К ней подошли два рослых студента. Она шепнула им поочередно что-то на ухо и, обернувшись к Сергею, сказала:
— Иди с ними! Завтра увидимся!
Над городом стояла ночь. Небо было усеяно холодными, как льдинки, звездами. Сергей и его спутники прошли всю Дерибасовскую, свернули налево, пересекли Екатерининскую площадь и подошли к памятнику Ришелье. С моря дул ветер. В темноте отчетливо возникал красный глаз на маяке, и тогда на воду падал на мгновенье пурпурный луч. В порту скрипели лебедки, у пароходов, стоявших под погрузкой, слышались голоса грузчиков: «Вира помалу, майна!» Потом прошел маневровый паровоз, и звук его гудка, тонкий и скрипучий, уплыл в море.
На другой день Сергей уезжал в Кишинев. Его провожала Люся.
— Твой доклад, — сказал она, прощаясь, — поднял у всех настроение. Ты очень ясно говорил. Все товарищи, особенно Николай, просили передать привет и пожелание снова услышать тебя.
Сергей смущенно поднялся по ступенькам в вагон и направился к открытому окну. В эту минуту поезд тронулся. Сергей успел разглядеть в толпе Люсю и помахал ей на прощанье рукой.
— Пиши! — крикнула она. — Буду ждать твоих писем.
Сергей не предупредил мать о своем приезде. Когда поезд подошел к перрону кишиневского вокзала, сердце у Сергея забилось. Он вышел на платформу, где два года назад простился с матерью, Степой и Юрой Булатом. На площади стояли пролетки, и извозчики, восседая в армяках на козлах, зазывали пассажиров.
— На Госпитальную! — коротко бросил Сергей, усевшись на протертое кожаное сиденье.
Дорога показалась бесконечно длинной и нудной — от вокзала до Госпитальной надо было проехать через всю Александровскую улицу, делившую город на две части: верхнюю, в которой жили богачи, состоятельные чиновники, врачи и адвокаты, и нижнюю, где обитали беднота и ремесленный люд.

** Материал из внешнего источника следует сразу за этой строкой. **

diff --git a/altro_amd/csrc/capi_core.hip b/altro_amd/csrc/capi_core.hip
--- a/altro_amd/csrc/capi_core.hip
+++ b/altro_amd/csrc/capi_core.hip
@@ -637,6 +637,7 @@
     if (slot == 0 && h->plan == ALTRO_HIP_PLAN_LANE && h->bwd_quad) *kernel_name = h->n == 4 ? "quad_backward_kernel" : "quad2_backward_kernel";
     if (slot == 1 && h->plan == ALTRO_HIP_PLAN_LANE && h->fwd_quad) *kernel_name = "quad_forward_kernel";
     if (slot == 1 && mfma16_forward_is_x4(h)) *kernel_name = "mfma16_forward_f32x4_kernel";
+    if (slot == 1 && mfma16_forward_is_group(h)) *kernel_name = "mfma16_forward_group_kernel";
     if (slot == 0 && h->plan == ALTRO_HIP_PLAN_MFMA16 && h->dtype == ALTRO_HIP_F32 && (h->flags & ALTRO_HIP_F32_PURE) &&
         !(h->flags & ALTRO_HIP_STORE_QBLOCKS))
       *kernel_name = (h->batch % 4 == 0) ? "mfma16_backward_f32x4_kernel"
diff --git a/altro_amd/csrc/capi_internal.h b/altro_amd/csrc/capi_internal.h
--- a/altro_amd/csrc/capi_internal.h
+++ b/altro_amd/csrc/capi_internal.h
@@ -75,6 +75,7 @@
   void *m_in = nullptr, *m_cin = nullptr, *m_term = nullptr, *m_out = nullptr, *m_outn = nullptr, *m_xuy = nullptr,
        *m_qblk = nullptr, *m_trash = nullptr;
   Mfma16Strides m_st{};
+  bool fwd_group_ready = false;
   void *l_in = nullptr, *l_term = nullptr, *l_out = nullptr, *l_outn = nullptr, *l_xuy = nullptr,
        *l_x0 = nullptr;
   void *l_nom = nullptr, *l_cost = nullptr;
@@ -526,6 +527,7 @@
 int tile32_launch_backward(altro_hip_batch* h, double reg);
 int tile32_launch_forward(altro_hip_batch* h);
 int launch_forward(altro_hip_batch* h);
+bool mfma16_forward_is_group(const altro_hip_batch* h);
 bool mfma16_forward_is_x4(const altro_hip_batch* h);
 
 }
diff --git a/altro_amd/csrc/capi_tvlqr.hip b/altro_amd/csrc/capi_tvlqr.hip
--- a/altro_amd/csrc/capi_tvlqr.hip
+++ b/altro_amd/csrc/capi_tvlqr.hip
@@ -5,6 +5,7 @@
 #include "kernels/tvlqr_mfma16_f32.hip"
 #include "kernels/tvlqr_mfma16_f32x4.hip"
 #include "kernels/tvlqr_mfma16_fwd_f32x4.hip"
+#include "kernels/tvlqr_mfma16_fwd_group.hip"
 
 using namespace altro_hip;
 using namespace altro_hip::capi;
@@ -144,6 +145,19 @@
 template <typename S>
 void mfma16_launch_forward(altro_hip_batch* h, const Mfma16Args<S>& a) {
   PROF_LAUNCH((mfma16_forward_kernel<S, 3>), dim3(mf_grid(h->batch)), dim3(64), 0, h->stream, a);
+}
+
+constexpr int kFwdGroup = 16, kFwdGroupDepth = 2;
+int mfma16_launch_forward_group(altro_hip_batch* h, const Mfma16Args<double>& a) {
+  const auto kernel = mfma16_forward_group_kernel<double, kFwdGroup, kFwdGroupDepth>;
+  const size_t lds = Mfma16FwdGroup<kFwdGroup>::lds_bytes(kFwdGroupDepth);
+  if (!h->fwd_group_ready) {
+    hipError_t e = hipFuncSetAttribute((const void*)kernel, hipFuncAttributeMaxDynamicSharedMemorySize, (int)lds);
+    if (e != hipSuccess) return fail(ALTRO_HIP_ERR_HIP, "forward group kernel: %s", hipGetErrorString(e));
+    h->fwd_group_ready = true;
+  }
+  PROF_LAUNCH(kernel, dim3(mf_grid(h->batch / kFwdGroup)), dim3(64 * kFwdGroup), lds, h->stream, a);
+  return 0;
 }
 
 }
@@ -216,13 +230,25 @@
   return h->plan == ALTRO_HIP_PLAN_MFMA16 && h->dtype == ALTRO_HIP_F32 && (h->flags & ALTRO_HIP_F32_PURE) && h->batch % 4 == 0;
 }
 
+bool mfma16_forward_is_group(const altro_hip_batch* h) {
+  const int64_t B = h->batch;
+  return h->plan == ALTRO_HIP_PLAN_MFMA16 && h->dtype == ALTRO_HIP_F64 && !form(h, ALTRO_HIP_FORM_FORWARD_WAVE) &&
+         h->batch % kFwdGroup == 0 && h->m_st.in_bs == MF_DYN && h->m_st.in_ks == B * MF_DYN && h->m_st.out_bs == MF_OUT &&
+         h->m_st.out_ks == B * MF_OUT;
+}
+
 int launch_forward(altro_hip_batch* h) {
   ProfScope ps(h, 1);
   h->expansion_current = false;
   if (h->plan == ALTRO_HIP_PLAN_MFMA16) {
     if (h->dtype == ALTRO_HIP_F64) {
       auto a = mfma16_args<double>(h, 0.0);
-      mfma16_launch_forward<double>(h, a);
+      if (mfma16_forward_is_group(h)) {
+        int rc = mfma16_launch_forward_group(h, a);
+        if (rc) return rc;
+      } else {
+        mfma16_launch_forward<double>(h, a);
+      }
     } else {
       auto a = mfma16_args<float>(h, 0.0);
       if (mfma16_forward_is_x4(h)) {
diff --git a/altro_amd/csrc/kernels/tvlqr_mfma16.hip b/altro_amd/csrc/kernels/tvlqr_mfma16.hip
--- a/altro_amd/csrc/kernels/tvlqr_mfma16.hip
+++ b/altro_amd/csrc/kernels/tvlqr_mfma16.hip
@@ -331,6 +331,78 @@
   return out.d;
 }
 
+struct Mfma16FwdRole {
+  int row, row_base, out_off;
+  int ra[13];
+  bool is_x, is_u;
+};
+__device__ __forceinline__ Mfma16FwdRole mfma16_fwd_role(int lane) {
+  Mfma16FwdRole ro;
+  const int grp = lane >> 4;
+  const int sub = lane & 15;
+  ro.row = (grp == 1) ? (sub < 4 ? sub : 3) : (sub < 12 ? sub : 11);
+  ro.row_base = (grp == 0) ? MF_FWD_ZLD * ro.row : MF_FWD_OUT0 + 13 * (grp == 1 ? ro.row : 0);
+#pragma unroll
+  for (int jj = 0; jj < 12; ++jj) ro.ra[jj] = (grp >= 2) ? MF_FWD_OUT0 + MF_OFF_P + mf_sym(ro.row, jj) : ro.row_base + jj;
+  ro.ra[12] = (grp >= 2) ? MF_FWD_OUT0 + MF_OFF_p + ro.row : ro.row_base + 12;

Дверь ему открыл Степа и от удивления даже не поздоровался, а убежал в комнаты с радостным криком:
— Мама, Сережа приехал!
Елена Степановна почти без чувств упала в объятия сына, плакала от радости. Перед ней стоял уже не юноша, которого она с опаской отпускала одного два года назад в далекий Петербург, а возмужавший человек, спокойный, уравновешенный.
Сергей вошел в столовую в студенческой куртке. Над столом под белым фарфоровым абажуром горела большая керосиновая лампа, та самая, которую он помнил еще по Лазое. Из глубокого кресла, стоявшего в углу, поднялся сухощавый человек в войлочных туфлях, с проседью в аккуратно зачесанной голове.
— Это твой отчим, Сереженька, — сказала смущенно мать. — Степан Михайлович.
Сергей без особой охоты протянул руку, вежливо поздоровался.
— Иди умываться! — закричал Степа, вбежав в комнату. — Я тебе приготовил воду, мыло и полотенце.
В этот вечер семья Лазо просидела до полуночи, слушая рассказ Сергея о своей жизни в столице, о занятиях. Чуткое сердце матери уловило в словах сына свободомыслие и резкость в суждениях, недовольство теми, кто правит государством, но сделать замечание она не рисковала — боялась омрачить радость долгожданной встречи. Отчим часто морщил лоб, неприветливо глядя на пасынка, ерзал на стуле, но тоже не возражал.
Перед сном Степа по секрету сказал Сергею:
— Борька наш так и не исправился. Шатается по ночам, однажды два дня домой не приходил.
— А тебе-то что? — поучал его Сергей. — Кончишь гимназию — приезжай ко мне. Хочешь в Технологический институт?
— Лучше в путейский.
— Пожалуйста! А с отчимом дружишь?
— Хороший человек, ничего дурного про него нельзя сказать. О маме очень беспокоится, она ведь серьезно больна. Меня никогда не ругает.
Случилось то, чего меньше всего ожидал Сергей. Хозяйство в усадьбе пришло в упадок, отчим мало им интересовался, а мать, жалуясь на недомогание, с трудом уговорила сына остаться в Езоренах хотя бы на три месяца. Однако ранней осенью он попрощался с домочадцами и уехал. Не в Петербург, а в Москву, и не без причины. Ему хотелось слушать лекции в так называемом народном университете Шанявского, чтобы отыскать, как он позже писал Люсе, «ариаднину нить, которая укажет ему путь и поможет перебросить мосты между самыми противоречивыми сторонами бытия».